Peter warned us that the morphlings would keep coming. I wish that I could have been there. I could have stopped it.”

  “John, how can you say that?”

  He ran his hands through his hair and sighed. “Argh, I know. I’m sorry. I don’t know what I’m saying. I’m being paranoid.”

  She wanted to reach for his hand, to cradle it within her own and tell him that everything was going to be all right, but she couldn’t get the words out, knowing it would be a lie. Nothing was going to be all right. Nothing was ever going to be the same ever again.

  “Actually, no . . . you’re not being paranoid,” she acquiesced.

  “What?” His head snapped in her direction.

  “A morphling forced the car over the cliff, and Peter was able to pull me from the car before it hit bottom. He saved me.”

  John’s fingers dug into the armrest of his chair. “But he couldn’t do the same for my parents.”

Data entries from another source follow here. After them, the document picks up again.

# kocurvik/mdrp

Measured on NVIDIA B200. Metric: image_pairs_per_sec, higher is better.
Workload: dtype f64

## Files before the change

mdrp_b200/csrc/repose_b200.cu:

```cuda
#include <cuda.h>
#include <cuda_runtime.h>
#include <algorithm>
#include <cstdio>
#include <cstdlib>
#include <cstring>
#include <string>
#include <vector>

#include "rp_kernels.cuh"

using namespace rp;

namespace {

std::string g_create_error;

struct DevBuf {
    void *p = nullptr;
    size_t cap = 0;
    cudaError_t reserve(size_t bytes) {
        if (bytes <= cap) return cudaSuccess;
        if (p) cudaFree(p);
        p = nullptr;
        cap = 0;
        const size_t want = bytes + bytes / 8 + 256;
        cudaError_t e = cudaMalloc(&p, want);
        if (e == cudaSuccess) cap = want;
        return e;
    }
    void release() {
        if (p) cudaFree(p);
        p = nullptr;
        cap = 0;
    }
    template <class T>
    T *as() const { return (T *)p; }
};

enum { B_OFFS, B_PAIRS, B_PTS64, B_PTS32, B_BEAR, B_SAMPLES, B_MODELS, B_HYPITER, B_SCORE, B_COUNT, B_SEGCNT,
       B_ITEMPFX, B_SCALARS, B_EVENTS, B_NEVENTS, B_LOMODELS, B_LOOFEV, B_LOCOUNT, B_PROBLIST, B_LOSCORE,
       B_LOCNT, B_LOITEMPFX, B_BEST, B_FINSTART, B_FINSCORE, B_FINCNT, B_ONES, B_ONEPFX, B_ENABLE, B_STATS,
       B_PTS32P, B_UB, B_LB, B_FIRSTCNT, B_FIRSTPFX, B_B0, B_S0, B_SURVLIST, B_SURVCNT, B_SURVPFX, B_WAVECUR, B_WAVECNT,
       B_MASK, B_IN_X1, B_IN_X2, B_IN_D1, B_IN_D2, B_IN_CAMS, B_TMP0, B_TMP1, B_TMP2,
       B_MASK_B, B_IN_X1_B, B_IN_X2_B, B_IN_D1_B, B_IN_D2_B, B_IN_CAMS_B, B_TMP0_B, B_TMP1_B,
       B_FEAT, B_TCOUT, B_TCLIST, B_TCLISTCNT, B_TCLISTPFX, B_PAIRCNT, B_TCPFX, B_TCSPLIT,
       B_PAIRFLAGS, B_SUB_IDX, B_SUB_SRC, B_SUB_DST, B_SUB_X1, B_SUB_X2, B_SUB_D1, B_SUB_D2, B_SUB_CAMS, B_SUB_MODELS,
       B_SUB_STATS, B_SUB_MASK, B_NBUF };

struct Scalars {
    int n_items, n_lo_items, n_one_items, n_prob, n_pairs_scalar, any_flag, reserved0, n_first_items;
    int n_surv_items, bound_work, lm_work, score_work;
    unsigned long long point_scores, lm_iters, n_survivors, evaluated_ps;
    long long n_hyp;
    int n_tc_items, n_tcsel_items;
    unsigned long long tc_evaluated, tc_selected, lm_flops;
};

constexpr int N_EVENTS = 26;

}

struct rp_ctx {
    int device = 0;
    int sms = 148;
    std::string err;
    int64_t launches = 0;
    cudaStream_t stream = nullptr;
    cudaStream_t copy_stream = nullptr;
    DevBuf buf[B_NBUF];
    cudaEvent_t ev[N_EVENTS];
    double last_ms[16] = {0};
    double prev_h2d_ms = 0.0, prev_dev_ms = 0.0;
    int64_t last_cnt[16] = {0};
    size_t workspace_budget = (size_t)80 << 30;
    bool prune = true;
    int head = HB;
    bool waves = true;
    int lm_warp = 0xf;
    int head_small = 32;
    int mid_end = 256;
    int mid_ends[4] = {256, 0, 0, 0}, n_mid = 1;
    bool tc = true;
    int tc_two_pass = -115;
    void *encode_tiled = nullptr;
    int ev_cap0 = EV;
    std::vector<int32_t> pair_status;
    int occ_score[4] = {0}, occ_lm[4] = {0};
};

namespace {

#define CK(call)                                                                                     \
    do {                                                                                             \
        cudaError_t e_ = (call);                                                                     \
        if (e_ != cudaSuccess) {                                                                     \
            char b_[512];                                                                            \
            snprintf(b_, sizeof b_, "%s failed at %s:%d: %s", #call, __FILE__, __LINE__,             \
                     cudaGetErrorString(e_));                                                        \
            ctx->err = b_;                                                                           \
            return RP_ERR_CUDA;                                                                      \
        }                                                                                            \
    } while (0)

#define LAUNCHED()                                                                                   \
    do {                                                                                             \
        ctx->launches++;                                                                             \
        CK(cudaGetLastError());                                                                      \
    } while (0)

inline int cdiv(long long a, long long b) { return (int)((a + b - 1) / b); }

int fail(rp_ctx *ctx, int code, const char *msg) {
    if (ctx) ctx->err = msg;
    return code;
}

typedef CUresult (*EncodeTiledFn)(CUtensorMap *, CUtensorMapDataType, cuuint32_t, void *, const cuuint64_t *, const cuuint64_t *,
                                  const cuuint32_t *, const cuuint32_t *, CUtensorMapInterleave, CUtensorMapSwizzle,
                                  CUtensorMapL2promotion, CUtensorMapFloatOOBfill);

int launch_tc(rp_ctx *ctx, const tc::TcArgs &a, float4 *feat, long long n_rows, cudaStream_t st) {
    CUtensorMap tmap;
    const cuuint64_t gdim[2] = {(cuuint64_t)tc::FEAT, (cuuint64_t)std::max<long long>(n_rows, 1)};
    const cuuint64_t gstride[1] = {(cuuint64_t)tc::FEAT * 4};
    const cuuint32_t box[2] = {(cuuint32_t)tc::FEAT, (cuuint32_t)tc::NT};
    const cuuint32_t estr[2] = {1, 1};
    const CUresult cr = ((EncodeTiledFn)ctx->encode_tiled)(&tmap, CU_TENSOR_MAP_DATA_TYPE_FLOAT32, 2, feat, gdim, gstride, box, estr,
                                                           CU_TENSOR_MAP_INTERLEAVE_NONE, CU_TENSOR_MAP_SWIZZLE_128B,
                                                           CU_TENSOR_MAP_L2_PROMOTION_L2_128B, CU_TENSOR_MAP_FLOAT_OOB_FILL_NONE);
    if (cr != CUDA_SUCCESS) {
        ctx->err = "cuTensorMapEncodeTiled failed (" + std::to_string((int)cr) + ")";
        return RP_ERR_CUDA;
    }
    tc::tc_count_kernel<0><<<ctx->sms, tc::THREADS, tc::SMEM_BYTES, st>>>(tmap, a);
    LAUNCHED();
    return RP_OK;
}

template <class K>
int occupancy_grid(rp_ctx *ctx, K kernel, int threads) {
    int nb = 0;
    if (cudaOccupancyMaxActiveBlocksPerMultiprocessor(&nb, kernel, threads, 0) != cudaSuccess || nb < 1) nb = 1;
    return nb * ctx->sms;
}

int launch_score(rp_ctx *ctx, bool pose, bool mask, const ScoreArgs &args, cudaStream_t st) {
    int grid;
    ScoreArgs a = args;
    a.work_counter = &ctx->buf[B_SCALARS].as<Scalars>()->score_work;
    CK(cudaMemsetAsync(a.work_counter, 0, sizeof(int), st));
    if (pose) {
        if (mask) { grid = occupancy_grid(ctx, score_kernel<true, true>, SCORE_THREADS); score_kernel<true, true><<<grid, SCORE_THREADS, 0, st>>>(a); }
        else { grid = occupancy_grid(ctx, score_kernel<true, false>, SCORE_THREADS); score_kernel<true, false><<<grid, SCORE_THREADS, 0, st>>>(a); }
    } else {
        if (mask) { grid = occupancy_grid(ctx, score_kernel<false, true>, SCORE_THREADS); score_kernel<false, true><<<grid, SCORE_THREADS, 0, st>>>(a); }
        else { grid = occupancy_grid(ctx, score_kernel<false, false>, SCORE_THREADS); score_kernel<false, false><<<grid, SCORE_THREADS, 0, st>>>(a); }
    }
    LAUNCHED();
    return RP_OK;
}

int launch_bound(rp_ctx *ctx, bool pose, const BoundArgs &a, cudaStream_t st) {
    CK(cudaMemsetAsync(a.work_counter, 0, sizeof(int), st));
    if (pose) bound_kernel<true><<<occupancy_grid(ctx, bound_kernel<true>, SCORE_THREADS), SCORE_THREADS, 0, st>>>(a);
    else bound_kernel<false><<<occupancy_grid(ctx, bound_kernel<false>, SCORE_THREADS), SCORE_THREADS, 0, st>>>(a);
    LAUNCHED();
    return RP_OK;
}

int launch_lm(rp_ctx *ctx, int variant, const LMArgs &a, long long expected_problems, cudaStream_t st) {
    ctx->launches++;
    (void)expected_problems;
    LMArgs la = a;
    la.work_counter = &ctx->buf[B_SCALARS].as<Scalars>()->lm_work;
    la.warp_kernel = (ctx->lm_warp >> variant) & 1;
    la.warp_single = (ctx->lm_warp >> 4) & 1;
    CK(cudaMemsetAsync(la.work_counter, 0, sizeof(int), st));
    CK((cudaError_t)launch_lm_kernel(ctx->sms, variant, la, st));
    return RP_OK;
}

int launch_solve(rp_ctx *ctx, int variant, const SolveArgs &a, int n_pairs, cudaStream_t st) {
    dim3 grid(a.nseg, n_pairs);
    const bool generic = getenv("RP_SOLVE_GENERIC") != nullptr;
    switch (variant) {
    case RP_CALIB:
        if (generic) solve_kernel<RP_CALIB><<<grid, SOLVE_THREADS, 0, st>>>(a);
        else solve2_kernel<P3PCand><<<grid, SOLVE_THREADS, 0, st>>>(a);
        break;
    case RP_CALIB_SHIFT:
        if (generic) solve_kernel<RP_CALIB_SHIFT><<<grid, SOLVE_THREADS, 0, st>>>(a);
        else solve2_kernel<ShiftCand><<<grid, SOLVE_THREADS, 0, st>>>(a);
        break;
    case RP_SHARED:
        if (generic) solve_kernel<RP_SHARED><<<grid, SOLVE_THREADS, 0, st>>>(a);
        else solve2_kernel<FocalCand><<<grid, SOLVE_THREADS, 0, st>>>(a);
        break;
    default: solve_kernel<RP_VARYING><<<grid, SOLVE_THREADS, 0, st>>>(a); break;
    }
    LAUNCHED();
    return RP_OK;
}

__global__ void valid_ones_kernel(int n_pairs, const PairParams *pairs, int *ones) {
    const int i = blockIdx.x * blockDim.x + threadIdx.x;
    if (i < n_pairs) ones[i] = pairs[i].valid ? 1 : 0;
}

__global__ void stage_points_kernel(int n, const double *x1, const double *x2, double sq_thr, Pt64 *pts64,
                                    float4 *pts32, Bear *bear, PairParams *pair) {
    const int lane = threadIdx.x;
    double Mmax = 0.0, mmax = 0.0;
    for (int k = lane; k < n; k += 32) {
        Pt64 p;
        p.x1_0 = x1[2 * k]; p.x1_1 = x1[2 * k + 1]; p.x2_0 = x2[2 * k]; p.x2_1 = x2[2 * k + 1];
        pts64[k] = p;
        pts32[k] = make_float4((float)p.x1_0, (float)p.x1_1, (float)p.x2_0, (float)p.x2_1);
        const V3 b1 = bearing(p.x1_0, p.x1_1), b2 = bearing(p.x2_0, p.x2_1);
        Bear b;
        b.b1x = b1.x; b.b1y = b1.y; b.b1z = b1.z; b.b2x = b2.x; b.b2y = b2.y; b.b2z = b2.z;
        bear[k] = b;
        const double m1 = fabs(p.x1_0) + fabs(p.x1_1) + 1.0, m2 = fabs(p.x2_0) + fabs(p.x2_1) + 1.0;
        Mmax = fmax(Mmax, m1 * m2);
        mmax = fmax(mmax, fmax(m1, m2));
    }
    Mmax = warp_max(Mmax);
    mmax = warp_max(mmax);
    if (lane == 0) {
        PairParams pp;
        pp.off = 0; pp.n = n; pp.valid = 1;
        pp.sq_thr = sq_thr;
        pp.thr = sqrt(sq_thr) * (1.0 + 1e-15);
        pp.scale_reproj = 0.0; pp.lo_loss_scale = pp.thr; pp.final_loss_scale = pp.thr; pp.nscale = 1.0;
        pp.Mmax = Mmax * 1.000001; pp.mmax = mmax * 1.000001; pp.pbase = 0;
        *pair = pp;
    }
}

struct ChunkIO {
    int n_pairs;
    long long n_points;
    const long long *h_offsets_rel;
    const double *x1, *x2, *d1, *d2, *cams;
    Model *models_out;
    rp_stats *stats_out;
    unsigned char *masks_out;
};
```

  My parents, not our parents. The word choice wasn’t lost on Wendy. He was slowly distancing himself from her in his mind. Given that their parents were gone, would he still consider her his sister?

  “I wish he hadn’t,” she said, playing with a frayed string on the blanket. “I wish Peter had saved your parents too.”

  John stayed silent, contemplating her words.

  She leaned back onto her pillow and studied her brother. He had aged overnight somehow and looked older than his sixteen years. Grief and responsibility did that. But then, the worry of the world came down upon her shoulders even harder. They had nowhere to go. John didn’t have any extended family. Maybe a distant aunt in Maine, but Wendy had never met the woman. Wendy herself wasn’t eighteen and old enough to become John’s guardian. If that aunt didn’t take him in, then he’d be sent into the foster care system before they could file for emancipation.

  It didn’t bode well at all.

  “Have you heard anything from Aunt Mickey?”

  “She passed away last summer.” His eyes started to glass over, and he reached for her hand. “I have no one. Now that they know who you are, a Blackburn, they will probably find some relative. You won’t be alone.”